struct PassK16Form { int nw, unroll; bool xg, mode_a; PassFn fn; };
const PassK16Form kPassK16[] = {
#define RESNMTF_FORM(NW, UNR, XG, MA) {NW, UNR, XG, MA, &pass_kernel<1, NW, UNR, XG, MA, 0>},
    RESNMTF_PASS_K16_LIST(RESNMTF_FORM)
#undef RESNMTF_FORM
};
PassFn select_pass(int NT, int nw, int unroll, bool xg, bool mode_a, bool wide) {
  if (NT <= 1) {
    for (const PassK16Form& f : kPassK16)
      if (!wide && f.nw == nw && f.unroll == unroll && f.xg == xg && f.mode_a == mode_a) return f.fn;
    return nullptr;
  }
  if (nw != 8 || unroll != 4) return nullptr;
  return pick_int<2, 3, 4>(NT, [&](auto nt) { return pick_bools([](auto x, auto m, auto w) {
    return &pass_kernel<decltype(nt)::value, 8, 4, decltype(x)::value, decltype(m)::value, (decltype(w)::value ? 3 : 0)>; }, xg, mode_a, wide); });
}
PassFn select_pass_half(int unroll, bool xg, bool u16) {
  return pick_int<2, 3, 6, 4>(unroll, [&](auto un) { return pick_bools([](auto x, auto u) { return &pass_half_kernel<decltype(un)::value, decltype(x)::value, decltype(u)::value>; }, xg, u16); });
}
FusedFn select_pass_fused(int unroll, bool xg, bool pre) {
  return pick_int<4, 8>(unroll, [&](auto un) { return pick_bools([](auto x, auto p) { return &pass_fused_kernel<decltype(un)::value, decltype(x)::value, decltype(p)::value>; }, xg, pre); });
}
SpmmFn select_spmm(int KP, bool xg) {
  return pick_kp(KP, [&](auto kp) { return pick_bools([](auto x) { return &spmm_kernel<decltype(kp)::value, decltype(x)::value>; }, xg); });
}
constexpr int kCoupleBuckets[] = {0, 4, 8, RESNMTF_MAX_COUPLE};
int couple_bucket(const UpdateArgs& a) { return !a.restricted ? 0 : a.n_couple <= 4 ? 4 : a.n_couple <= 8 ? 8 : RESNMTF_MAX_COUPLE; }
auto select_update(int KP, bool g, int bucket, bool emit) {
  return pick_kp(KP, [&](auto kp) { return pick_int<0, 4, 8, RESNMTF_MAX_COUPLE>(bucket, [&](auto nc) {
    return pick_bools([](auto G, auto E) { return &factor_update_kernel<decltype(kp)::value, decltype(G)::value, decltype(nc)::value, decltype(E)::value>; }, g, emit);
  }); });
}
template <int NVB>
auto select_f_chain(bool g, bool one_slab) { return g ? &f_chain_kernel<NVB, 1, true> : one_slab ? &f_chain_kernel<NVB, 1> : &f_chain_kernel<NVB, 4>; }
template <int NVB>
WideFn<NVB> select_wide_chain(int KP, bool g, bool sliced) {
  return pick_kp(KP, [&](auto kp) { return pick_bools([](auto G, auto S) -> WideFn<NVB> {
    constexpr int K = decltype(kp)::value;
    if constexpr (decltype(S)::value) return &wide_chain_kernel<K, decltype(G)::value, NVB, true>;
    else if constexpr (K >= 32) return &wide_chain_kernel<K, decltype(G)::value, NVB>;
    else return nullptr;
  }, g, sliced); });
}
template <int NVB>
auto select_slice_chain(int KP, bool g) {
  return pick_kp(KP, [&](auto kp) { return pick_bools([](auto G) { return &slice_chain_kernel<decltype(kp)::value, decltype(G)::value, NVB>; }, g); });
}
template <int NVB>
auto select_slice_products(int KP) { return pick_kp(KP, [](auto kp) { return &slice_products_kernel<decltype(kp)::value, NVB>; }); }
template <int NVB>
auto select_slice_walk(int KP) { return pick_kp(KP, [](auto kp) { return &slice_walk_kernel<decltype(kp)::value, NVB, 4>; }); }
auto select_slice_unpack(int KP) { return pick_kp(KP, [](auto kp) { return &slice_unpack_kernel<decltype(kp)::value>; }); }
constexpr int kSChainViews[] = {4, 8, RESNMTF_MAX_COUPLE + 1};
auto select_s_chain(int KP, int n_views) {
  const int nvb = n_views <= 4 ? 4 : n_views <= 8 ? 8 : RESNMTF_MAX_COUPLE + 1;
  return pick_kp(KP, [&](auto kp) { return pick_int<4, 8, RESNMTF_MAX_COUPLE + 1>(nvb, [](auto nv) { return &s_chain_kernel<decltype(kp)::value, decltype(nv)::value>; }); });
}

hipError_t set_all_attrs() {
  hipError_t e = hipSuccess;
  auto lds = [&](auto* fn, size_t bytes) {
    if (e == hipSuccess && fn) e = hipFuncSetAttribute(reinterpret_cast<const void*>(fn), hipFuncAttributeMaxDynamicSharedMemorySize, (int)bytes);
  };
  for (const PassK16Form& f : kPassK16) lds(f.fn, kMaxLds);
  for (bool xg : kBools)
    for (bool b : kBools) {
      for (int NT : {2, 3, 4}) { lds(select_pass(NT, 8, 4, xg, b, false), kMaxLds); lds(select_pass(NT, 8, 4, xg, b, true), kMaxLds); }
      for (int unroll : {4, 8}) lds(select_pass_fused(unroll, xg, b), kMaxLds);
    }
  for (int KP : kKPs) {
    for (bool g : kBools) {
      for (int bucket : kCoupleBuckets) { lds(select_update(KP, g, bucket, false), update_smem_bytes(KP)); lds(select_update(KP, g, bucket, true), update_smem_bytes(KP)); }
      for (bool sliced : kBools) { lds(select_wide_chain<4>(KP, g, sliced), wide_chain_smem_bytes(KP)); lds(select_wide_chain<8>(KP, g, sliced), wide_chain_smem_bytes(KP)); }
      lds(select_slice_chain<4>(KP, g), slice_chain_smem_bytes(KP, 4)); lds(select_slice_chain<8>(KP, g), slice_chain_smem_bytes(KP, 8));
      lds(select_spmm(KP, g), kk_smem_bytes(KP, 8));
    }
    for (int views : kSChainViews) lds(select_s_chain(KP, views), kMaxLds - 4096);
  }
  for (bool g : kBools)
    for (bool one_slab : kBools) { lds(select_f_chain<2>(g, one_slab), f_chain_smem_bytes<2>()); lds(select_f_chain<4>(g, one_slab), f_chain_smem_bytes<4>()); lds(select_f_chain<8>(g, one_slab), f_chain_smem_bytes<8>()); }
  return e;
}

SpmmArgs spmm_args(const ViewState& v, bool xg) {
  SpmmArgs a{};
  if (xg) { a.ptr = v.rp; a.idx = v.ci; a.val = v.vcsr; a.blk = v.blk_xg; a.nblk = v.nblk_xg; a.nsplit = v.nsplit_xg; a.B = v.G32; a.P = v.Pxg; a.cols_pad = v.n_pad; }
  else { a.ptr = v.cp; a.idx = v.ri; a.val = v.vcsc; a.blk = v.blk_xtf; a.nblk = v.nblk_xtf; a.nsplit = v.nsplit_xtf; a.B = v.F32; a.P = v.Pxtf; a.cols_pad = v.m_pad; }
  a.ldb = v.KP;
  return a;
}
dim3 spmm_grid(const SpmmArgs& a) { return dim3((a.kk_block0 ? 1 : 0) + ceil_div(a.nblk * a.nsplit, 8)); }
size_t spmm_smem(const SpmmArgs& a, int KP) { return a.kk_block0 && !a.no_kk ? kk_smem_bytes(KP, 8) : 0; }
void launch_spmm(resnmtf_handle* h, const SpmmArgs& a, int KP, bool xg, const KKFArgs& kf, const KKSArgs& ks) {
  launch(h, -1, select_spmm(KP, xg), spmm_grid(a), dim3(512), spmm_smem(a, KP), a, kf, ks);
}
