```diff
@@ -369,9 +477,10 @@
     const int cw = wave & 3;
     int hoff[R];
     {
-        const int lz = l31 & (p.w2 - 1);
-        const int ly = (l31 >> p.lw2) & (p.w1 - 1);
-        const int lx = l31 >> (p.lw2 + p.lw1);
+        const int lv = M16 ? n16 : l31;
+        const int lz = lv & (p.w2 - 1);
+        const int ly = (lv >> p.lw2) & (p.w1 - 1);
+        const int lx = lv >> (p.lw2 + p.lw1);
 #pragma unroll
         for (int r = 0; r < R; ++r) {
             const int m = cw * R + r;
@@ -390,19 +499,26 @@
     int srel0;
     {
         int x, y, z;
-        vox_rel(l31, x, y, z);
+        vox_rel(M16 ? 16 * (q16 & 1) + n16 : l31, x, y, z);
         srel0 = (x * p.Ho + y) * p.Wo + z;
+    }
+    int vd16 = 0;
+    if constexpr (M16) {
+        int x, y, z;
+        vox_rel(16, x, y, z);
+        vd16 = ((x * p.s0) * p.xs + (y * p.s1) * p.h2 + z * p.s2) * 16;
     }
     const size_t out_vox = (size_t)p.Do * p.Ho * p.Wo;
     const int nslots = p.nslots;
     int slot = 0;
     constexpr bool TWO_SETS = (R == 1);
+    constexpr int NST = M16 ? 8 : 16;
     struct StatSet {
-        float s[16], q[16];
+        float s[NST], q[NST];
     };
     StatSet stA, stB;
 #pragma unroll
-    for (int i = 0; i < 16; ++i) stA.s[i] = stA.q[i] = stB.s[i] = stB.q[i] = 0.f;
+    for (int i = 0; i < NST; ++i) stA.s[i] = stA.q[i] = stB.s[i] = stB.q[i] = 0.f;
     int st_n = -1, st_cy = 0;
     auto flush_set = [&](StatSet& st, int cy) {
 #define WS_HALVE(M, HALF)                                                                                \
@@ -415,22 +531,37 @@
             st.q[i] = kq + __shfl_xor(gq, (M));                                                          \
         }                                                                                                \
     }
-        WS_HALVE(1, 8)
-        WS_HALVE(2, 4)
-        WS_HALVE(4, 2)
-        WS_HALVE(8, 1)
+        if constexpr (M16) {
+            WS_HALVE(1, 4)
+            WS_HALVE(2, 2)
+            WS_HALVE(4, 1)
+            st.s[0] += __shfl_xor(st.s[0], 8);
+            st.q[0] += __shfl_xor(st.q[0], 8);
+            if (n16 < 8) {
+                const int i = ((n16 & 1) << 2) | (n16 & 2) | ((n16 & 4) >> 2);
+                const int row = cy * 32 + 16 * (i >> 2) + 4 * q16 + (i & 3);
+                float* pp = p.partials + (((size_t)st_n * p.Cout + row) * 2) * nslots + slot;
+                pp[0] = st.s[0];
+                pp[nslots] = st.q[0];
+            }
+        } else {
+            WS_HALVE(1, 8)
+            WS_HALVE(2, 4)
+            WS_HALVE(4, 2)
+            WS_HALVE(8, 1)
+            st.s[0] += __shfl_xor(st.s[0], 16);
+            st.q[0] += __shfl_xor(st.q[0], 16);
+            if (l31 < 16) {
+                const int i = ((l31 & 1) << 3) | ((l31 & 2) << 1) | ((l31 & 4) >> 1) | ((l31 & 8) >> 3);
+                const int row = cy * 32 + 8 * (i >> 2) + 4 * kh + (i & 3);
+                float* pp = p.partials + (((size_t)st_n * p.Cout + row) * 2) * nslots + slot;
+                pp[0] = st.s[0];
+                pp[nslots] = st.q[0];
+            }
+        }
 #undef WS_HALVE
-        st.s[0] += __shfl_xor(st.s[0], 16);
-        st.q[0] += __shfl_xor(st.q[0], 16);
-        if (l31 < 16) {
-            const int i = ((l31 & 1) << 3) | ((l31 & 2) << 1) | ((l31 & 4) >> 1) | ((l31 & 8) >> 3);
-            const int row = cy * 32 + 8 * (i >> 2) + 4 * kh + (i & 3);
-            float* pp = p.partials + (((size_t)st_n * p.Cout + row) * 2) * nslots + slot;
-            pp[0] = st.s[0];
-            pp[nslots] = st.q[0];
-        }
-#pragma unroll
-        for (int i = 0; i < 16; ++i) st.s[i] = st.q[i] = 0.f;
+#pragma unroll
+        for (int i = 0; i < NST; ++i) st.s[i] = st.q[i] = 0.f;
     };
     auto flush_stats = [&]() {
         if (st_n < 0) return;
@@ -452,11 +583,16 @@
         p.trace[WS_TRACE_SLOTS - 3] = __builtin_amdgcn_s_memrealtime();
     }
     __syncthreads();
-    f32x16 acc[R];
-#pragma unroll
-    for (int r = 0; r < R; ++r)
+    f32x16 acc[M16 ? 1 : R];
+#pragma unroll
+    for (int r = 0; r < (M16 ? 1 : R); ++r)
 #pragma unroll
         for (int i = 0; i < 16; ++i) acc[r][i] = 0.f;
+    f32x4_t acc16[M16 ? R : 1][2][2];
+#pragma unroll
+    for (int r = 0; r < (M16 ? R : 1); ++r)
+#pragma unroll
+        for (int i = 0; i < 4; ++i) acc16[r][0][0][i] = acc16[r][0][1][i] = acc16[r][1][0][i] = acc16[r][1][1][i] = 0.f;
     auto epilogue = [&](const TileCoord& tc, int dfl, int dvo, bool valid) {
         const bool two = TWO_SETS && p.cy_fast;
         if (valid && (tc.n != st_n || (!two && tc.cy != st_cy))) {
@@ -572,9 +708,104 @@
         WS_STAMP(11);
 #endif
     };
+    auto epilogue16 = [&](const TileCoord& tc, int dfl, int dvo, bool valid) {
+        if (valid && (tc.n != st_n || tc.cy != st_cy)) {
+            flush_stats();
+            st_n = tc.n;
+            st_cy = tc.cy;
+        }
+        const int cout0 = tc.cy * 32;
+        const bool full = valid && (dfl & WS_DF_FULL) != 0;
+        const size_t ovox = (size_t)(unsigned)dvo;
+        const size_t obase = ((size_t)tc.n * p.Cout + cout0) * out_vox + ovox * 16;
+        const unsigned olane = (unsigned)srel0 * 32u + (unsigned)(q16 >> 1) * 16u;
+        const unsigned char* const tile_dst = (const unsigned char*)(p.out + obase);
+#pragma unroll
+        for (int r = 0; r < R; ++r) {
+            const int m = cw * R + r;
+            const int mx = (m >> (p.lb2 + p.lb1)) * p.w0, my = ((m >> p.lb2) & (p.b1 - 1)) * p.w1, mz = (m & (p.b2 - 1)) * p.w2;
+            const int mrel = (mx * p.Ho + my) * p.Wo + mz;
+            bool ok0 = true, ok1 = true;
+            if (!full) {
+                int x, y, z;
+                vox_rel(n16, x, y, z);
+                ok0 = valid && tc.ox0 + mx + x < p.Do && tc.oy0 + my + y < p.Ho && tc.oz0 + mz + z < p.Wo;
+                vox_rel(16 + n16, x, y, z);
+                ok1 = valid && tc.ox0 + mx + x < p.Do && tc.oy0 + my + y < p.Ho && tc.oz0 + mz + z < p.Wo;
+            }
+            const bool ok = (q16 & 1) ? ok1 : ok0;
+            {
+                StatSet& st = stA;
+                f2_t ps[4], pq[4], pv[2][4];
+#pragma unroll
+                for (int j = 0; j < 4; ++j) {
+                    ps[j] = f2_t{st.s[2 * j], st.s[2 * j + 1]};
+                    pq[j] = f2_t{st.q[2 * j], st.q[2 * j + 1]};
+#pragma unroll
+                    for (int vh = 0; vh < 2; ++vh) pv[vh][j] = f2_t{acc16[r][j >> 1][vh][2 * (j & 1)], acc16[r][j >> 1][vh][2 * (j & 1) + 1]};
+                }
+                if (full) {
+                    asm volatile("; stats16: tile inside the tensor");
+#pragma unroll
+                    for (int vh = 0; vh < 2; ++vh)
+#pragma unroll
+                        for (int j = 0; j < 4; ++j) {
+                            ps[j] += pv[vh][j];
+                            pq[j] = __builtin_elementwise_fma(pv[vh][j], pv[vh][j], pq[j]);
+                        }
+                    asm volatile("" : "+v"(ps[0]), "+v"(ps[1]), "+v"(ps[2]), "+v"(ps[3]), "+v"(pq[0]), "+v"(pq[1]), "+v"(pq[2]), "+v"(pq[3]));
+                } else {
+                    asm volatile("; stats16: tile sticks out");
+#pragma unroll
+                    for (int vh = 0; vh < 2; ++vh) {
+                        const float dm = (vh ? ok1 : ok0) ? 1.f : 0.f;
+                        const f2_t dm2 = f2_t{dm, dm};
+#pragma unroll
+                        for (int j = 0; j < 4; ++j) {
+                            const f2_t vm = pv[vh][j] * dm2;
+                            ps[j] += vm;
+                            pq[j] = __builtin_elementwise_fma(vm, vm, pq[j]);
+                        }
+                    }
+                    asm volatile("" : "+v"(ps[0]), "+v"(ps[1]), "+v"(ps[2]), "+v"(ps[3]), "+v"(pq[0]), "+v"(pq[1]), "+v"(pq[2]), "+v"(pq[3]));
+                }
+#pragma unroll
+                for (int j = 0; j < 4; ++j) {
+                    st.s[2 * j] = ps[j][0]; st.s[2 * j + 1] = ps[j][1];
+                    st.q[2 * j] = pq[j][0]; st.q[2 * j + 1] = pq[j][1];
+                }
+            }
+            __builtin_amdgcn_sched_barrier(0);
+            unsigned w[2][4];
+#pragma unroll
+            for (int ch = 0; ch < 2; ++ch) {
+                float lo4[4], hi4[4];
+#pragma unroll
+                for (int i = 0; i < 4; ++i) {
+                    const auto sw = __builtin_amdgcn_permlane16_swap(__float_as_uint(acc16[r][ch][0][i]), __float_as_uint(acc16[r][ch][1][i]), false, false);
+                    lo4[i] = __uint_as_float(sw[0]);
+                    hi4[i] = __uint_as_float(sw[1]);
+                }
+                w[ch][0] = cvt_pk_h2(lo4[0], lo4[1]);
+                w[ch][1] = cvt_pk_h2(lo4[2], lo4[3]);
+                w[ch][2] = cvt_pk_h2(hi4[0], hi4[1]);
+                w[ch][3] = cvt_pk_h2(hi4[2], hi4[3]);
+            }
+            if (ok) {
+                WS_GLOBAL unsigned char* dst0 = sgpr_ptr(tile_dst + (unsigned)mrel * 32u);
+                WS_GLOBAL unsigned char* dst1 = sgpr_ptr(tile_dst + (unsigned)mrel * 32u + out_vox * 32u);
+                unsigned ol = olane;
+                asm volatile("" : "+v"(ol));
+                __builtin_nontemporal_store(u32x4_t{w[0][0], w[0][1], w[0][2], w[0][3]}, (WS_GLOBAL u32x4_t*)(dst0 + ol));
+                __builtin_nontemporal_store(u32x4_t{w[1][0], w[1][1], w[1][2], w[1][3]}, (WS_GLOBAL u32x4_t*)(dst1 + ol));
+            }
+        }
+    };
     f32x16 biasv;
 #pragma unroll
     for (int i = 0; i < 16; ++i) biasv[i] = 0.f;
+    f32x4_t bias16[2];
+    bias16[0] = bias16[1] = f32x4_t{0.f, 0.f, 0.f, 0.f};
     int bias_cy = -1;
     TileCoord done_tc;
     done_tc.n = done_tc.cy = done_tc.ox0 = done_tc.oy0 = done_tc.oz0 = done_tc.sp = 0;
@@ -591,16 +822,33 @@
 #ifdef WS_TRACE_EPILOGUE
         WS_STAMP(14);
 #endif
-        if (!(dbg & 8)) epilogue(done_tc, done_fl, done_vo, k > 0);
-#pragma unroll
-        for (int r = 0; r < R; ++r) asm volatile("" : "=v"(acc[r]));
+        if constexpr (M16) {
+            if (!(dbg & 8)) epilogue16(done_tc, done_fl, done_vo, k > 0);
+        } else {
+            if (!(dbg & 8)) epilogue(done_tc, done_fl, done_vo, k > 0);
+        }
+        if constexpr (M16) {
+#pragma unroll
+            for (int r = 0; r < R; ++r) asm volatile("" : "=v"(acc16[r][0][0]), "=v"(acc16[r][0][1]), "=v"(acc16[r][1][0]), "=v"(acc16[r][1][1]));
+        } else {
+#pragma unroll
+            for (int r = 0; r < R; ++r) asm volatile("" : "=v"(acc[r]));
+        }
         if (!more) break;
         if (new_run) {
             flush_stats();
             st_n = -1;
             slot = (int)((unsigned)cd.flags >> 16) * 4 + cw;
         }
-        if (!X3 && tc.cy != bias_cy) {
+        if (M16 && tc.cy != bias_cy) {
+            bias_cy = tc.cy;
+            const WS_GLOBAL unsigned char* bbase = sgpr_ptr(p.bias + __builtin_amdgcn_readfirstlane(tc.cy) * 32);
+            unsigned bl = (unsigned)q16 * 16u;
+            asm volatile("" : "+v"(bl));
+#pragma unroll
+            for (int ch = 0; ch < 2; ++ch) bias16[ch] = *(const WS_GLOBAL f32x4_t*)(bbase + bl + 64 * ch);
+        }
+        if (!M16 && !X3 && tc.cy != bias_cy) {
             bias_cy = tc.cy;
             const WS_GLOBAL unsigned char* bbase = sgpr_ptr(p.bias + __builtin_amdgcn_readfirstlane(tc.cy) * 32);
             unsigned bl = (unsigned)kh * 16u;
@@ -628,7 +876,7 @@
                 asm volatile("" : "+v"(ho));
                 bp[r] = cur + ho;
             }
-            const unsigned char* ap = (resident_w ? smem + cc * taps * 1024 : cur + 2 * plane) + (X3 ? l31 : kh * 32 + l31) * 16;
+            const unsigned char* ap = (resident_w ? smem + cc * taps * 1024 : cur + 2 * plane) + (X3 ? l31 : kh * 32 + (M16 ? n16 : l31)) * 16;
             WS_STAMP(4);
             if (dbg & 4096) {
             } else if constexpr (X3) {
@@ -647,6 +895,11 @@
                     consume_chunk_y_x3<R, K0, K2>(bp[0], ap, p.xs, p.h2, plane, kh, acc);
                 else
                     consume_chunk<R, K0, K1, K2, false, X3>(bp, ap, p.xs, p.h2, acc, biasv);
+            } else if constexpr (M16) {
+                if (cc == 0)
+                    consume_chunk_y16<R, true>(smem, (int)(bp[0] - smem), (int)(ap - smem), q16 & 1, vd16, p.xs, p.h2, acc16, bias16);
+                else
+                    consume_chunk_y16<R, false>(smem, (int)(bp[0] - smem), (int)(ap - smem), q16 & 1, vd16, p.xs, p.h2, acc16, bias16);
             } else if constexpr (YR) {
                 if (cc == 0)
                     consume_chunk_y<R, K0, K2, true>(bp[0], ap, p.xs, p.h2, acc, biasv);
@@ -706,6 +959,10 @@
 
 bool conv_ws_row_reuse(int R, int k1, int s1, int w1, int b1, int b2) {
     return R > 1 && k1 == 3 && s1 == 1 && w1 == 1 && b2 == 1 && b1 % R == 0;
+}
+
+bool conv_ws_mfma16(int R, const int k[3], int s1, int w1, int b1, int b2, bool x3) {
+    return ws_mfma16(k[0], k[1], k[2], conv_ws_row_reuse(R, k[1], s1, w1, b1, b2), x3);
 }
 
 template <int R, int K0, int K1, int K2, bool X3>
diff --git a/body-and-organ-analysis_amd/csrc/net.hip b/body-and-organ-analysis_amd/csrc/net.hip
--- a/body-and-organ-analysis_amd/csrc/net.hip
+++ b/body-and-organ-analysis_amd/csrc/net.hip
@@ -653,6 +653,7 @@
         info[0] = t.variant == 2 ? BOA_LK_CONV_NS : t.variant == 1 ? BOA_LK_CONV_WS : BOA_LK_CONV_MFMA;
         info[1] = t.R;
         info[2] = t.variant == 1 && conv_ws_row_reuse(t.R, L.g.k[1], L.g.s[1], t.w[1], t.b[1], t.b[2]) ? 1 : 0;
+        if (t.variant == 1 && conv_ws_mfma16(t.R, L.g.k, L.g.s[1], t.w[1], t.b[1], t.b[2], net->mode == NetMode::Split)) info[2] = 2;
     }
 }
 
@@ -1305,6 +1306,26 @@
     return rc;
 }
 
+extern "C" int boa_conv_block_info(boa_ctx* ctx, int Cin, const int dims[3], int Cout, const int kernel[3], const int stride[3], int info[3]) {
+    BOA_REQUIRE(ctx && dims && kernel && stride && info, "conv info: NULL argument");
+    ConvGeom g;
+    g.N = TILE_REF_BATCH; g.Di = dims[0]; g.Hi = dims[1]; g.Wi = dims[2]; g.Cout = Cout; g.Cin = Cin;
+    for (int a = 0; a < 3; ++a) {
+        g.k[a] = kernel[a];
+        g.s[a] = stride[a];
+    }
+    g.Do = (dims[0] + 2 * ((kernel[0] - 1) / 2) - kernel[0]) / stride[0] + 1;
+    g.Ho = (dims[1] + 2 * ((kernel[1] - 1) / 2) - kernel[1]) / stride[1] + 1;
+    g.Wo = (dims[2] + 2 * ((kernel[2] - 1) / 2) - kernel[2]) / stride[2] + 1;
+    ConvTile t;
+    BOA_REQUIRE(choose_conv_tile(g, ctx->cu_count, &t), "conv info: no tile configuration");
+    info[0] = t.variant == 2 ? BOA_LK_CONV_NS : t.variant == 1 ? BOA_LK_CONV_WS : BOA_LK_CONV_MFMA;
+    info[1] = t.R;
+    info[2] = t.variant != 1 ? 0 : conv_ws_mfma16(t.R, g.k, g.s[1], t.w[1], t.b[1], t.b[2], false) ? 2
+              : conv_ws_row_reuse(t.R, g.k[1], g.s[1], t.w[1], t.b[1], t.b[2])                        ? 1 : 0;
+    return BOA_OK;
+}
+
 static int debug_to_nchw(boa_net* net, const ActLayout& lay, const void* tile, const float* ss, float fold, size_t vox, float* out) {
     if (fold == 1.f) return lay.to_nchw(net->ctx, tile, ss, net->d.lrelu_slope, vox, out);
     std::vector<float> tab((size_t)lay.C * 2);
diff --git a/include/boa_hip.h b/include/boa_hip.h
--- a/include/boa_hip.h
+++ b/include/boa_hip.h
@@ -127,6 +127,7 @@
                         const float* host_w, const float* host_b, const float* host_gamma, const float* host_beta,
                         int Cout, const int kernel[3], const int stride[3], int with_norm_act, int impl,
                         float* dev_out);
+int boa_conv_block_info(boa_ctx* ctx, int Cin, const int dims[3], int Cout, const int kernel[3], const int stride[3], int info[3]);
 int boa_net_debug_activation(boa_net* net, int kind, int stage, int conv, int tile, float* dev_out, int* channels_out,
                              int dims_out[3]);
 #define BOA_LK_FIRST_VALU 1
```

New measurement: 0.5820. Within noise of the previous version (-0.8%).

^^^^^^^^

[WORK INSTRUCTION] Filter the records for lines holding the string "bbase". Copy each one.

[YOUR SOLUTION]
+            const WS_GLOBAL unsigned char* bbase = sgpr_ptr(p.bias + __builtin_amdgcn_readfirstlane(tc.cy) * 32);
+            for (int ch = 0; ch < 2; ++ch) bias16[ch] = *(const WS_GLOBAL f32x4_t*)(bbase + bl + 64 * ch);
             const WS_GLOBAL unsigned char* bbase = sgpr_ptr(p.bias + __builtin_amdgcn_readfirstlane(tc.cy) * 32);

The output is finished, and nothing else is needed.